Work order
For the records below, give the number of lines that include the string "ntiles". Nothing else belongs in the answer.

Provided records
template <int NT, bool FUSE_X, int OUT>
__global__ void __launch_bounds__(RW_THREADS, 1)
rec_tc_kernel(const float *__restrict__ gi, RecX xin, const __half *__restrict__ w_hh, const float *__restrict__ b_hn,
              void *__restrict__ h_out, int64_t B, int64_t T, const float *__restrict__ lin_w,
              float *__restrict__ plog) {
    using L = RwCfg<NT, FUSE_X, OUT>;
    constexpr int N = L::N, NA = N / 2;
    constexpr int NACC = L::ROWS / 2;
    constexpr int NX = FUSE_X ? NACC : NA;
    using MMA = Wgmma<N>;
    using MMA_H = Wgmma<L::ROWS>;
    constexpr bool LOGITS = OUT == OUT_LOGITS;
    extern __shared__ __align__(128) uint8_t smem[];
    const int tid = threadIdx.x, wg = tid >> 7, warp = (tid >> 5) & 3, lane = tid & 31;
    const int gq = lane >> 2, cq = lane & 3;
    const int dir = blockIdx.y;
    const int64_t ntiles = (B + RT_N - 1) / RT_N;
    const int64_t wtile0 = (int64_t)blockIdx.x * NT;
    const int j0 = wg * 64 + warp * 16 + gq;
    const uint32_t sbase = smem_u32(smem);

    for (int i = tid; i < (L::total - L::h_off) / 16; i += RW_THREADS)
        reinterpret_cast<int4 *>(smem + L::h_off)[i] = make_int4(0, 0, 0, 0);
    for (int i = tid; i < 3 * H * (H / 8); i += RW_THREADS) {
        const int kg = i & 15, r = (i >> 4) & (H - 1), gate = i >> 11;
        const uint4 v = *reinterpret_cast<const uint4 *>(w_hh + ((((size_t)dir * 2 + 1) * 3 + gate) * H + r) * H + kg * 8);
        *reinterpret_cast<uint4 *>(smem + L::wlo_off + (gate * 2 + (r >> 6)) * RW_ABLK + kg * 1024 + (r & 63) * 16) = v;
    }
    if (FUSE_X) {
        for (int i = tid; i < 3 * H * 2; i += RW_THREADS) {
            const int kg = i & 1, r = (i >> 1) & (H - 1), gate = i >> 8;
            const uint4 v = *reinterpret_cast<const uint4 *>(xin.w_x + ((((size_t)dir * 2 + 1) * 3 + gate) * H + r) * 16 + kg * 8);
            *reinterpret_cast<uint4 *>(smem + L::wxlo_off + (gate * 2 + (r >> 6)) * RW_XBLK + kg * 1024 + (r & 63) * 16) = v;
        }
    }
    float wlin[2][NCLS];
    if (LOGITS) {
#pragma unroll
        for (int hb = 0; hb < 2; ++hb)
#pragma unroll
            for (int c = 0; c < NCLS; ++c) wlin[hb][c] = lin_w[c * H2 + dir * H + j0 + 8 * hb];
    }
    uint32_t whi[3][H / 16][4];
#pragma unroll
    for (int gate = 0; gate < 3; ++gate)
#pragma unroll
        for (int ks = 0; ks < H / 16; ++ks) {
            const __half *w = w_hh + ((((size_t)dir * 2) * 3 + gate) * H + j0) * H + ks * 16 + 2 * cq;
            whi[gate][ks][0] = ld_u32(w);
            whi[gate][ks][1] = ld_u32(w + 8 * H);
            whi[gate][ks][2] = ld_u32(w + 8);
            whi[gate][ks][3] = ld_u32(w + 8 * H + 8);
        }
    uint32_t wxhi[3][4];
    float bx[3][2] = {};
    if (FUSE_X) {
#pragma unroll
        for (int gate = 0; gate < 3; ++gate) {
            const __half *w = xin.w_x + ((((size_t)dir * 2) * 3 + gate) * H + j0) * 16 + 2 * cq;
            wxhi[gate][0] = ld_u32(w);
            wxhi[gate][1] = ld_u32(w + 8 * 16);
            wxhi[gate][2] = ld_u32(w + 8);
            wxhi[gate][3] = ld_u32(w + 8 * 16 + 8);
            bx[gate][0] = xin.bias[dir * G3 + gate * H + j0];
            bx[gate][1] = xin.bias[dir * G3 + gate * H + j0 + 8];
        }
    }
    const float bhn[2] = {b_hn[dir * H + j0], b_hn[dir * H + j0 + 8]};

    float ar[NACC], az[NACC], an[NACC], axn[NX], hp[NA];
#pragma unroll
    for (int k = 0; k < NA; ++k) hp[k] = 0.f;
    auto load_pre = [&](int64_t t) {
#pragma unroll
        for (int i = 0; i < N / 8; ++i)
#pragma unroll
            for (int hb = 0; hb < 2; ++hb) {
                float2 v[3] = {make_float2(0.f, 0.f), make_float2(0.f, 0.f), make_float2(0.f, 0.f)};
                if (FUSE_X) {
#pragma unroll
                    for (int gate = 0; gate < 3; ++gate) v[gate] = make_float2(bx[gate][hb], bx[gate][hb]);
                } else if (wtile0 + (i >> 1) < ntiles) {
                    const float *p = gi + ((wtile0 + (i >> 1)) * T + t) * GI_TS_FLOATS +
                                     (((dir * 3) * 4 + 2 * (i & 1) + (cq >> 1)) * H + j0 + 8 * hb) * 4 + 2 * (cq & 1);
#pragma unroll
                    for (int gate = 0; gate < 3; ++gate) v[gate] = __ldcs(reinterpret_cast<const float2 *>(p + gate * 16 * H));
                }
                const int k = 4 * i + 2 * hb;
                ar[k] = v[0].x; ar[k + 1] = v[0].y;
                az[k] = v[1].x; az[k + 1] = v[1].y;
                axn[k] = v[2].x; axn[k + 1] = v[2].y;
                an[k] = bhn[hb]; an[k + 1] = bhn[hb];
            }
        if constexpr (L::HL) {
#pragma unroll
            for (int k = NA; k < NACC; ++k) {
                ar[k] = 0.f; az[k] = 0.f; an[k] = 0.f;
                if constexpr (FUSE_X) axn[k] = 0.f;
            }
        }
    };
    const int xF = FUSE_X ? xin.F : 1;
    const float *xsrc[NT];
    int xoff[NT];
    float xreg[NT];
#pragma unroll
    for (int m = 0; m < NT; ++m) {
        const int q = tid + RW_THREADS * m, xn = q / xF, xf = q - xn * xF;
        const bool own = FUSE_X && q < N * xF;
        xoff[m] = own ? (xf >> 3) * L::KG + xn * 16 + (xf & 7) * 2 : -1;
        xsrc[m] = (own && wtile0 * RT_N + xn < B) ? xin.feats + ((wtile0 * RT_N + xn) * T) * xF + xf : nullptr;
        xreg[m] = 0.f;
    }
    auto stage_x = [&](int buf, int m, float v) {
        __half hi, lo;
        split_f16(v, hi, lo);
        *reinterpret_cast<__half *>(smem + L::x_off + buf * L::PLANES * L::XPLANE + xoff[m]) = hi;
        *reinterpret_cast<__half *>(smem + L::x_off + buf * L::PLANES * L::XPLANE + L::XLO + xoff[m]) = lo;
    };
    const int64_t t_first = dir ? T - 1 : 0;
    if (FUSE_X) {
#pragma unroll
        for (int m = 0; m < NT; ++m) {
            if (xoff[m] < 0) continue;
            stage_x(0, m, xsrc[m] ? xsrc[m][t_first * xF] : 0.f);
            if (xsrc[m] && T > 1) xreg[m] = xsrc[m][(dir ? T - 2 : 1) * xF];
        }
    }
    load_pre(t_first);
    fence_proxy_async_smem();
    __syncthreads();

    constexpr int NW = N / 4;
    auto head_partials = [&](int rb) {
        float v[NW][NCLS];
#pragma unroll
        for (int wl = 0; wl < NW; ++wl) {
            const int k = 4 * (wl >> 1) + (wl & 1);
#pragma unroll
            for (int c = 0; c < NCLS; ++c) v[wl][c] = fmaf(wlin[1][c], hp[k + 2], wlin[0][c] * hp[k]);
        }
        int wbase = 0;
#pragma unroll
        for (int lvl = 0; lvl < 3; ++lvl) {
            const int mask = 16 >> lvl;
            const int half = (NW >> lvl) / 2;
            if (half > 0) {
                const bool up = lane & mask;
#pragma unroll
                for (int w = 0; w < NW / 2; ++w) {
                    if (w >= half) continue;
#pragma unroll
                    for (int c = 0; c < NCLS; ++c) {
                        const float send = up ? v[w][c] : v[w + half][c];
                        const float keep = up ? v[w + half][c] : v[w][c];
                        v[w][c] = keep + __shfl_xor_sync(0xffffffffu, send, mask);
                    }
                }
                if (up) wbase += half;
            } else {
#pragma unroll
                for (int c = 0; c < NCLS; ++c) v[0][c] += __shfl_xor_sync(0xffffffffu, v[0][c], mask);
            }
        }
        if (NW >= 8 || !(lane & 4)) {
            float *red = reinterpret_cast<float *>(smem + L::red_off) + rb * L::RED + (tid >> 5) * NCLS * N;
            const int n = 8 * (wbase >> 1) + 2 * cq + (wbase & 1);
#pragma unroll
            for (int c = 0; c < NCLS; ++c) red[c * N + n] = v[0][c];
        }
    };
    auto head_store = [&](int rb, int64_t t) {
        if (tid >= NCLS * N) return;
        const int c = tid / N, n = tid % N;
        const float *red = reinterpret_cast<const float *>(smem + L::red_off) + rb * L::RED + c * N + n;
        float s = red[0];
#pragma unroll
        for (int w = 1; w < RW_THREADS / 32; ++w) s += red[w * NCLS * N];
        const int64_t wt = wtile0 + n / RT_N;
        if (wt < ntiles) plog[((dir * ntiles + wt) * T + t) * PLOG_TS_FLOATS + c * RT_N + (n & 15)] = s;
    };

Result of this exercise
3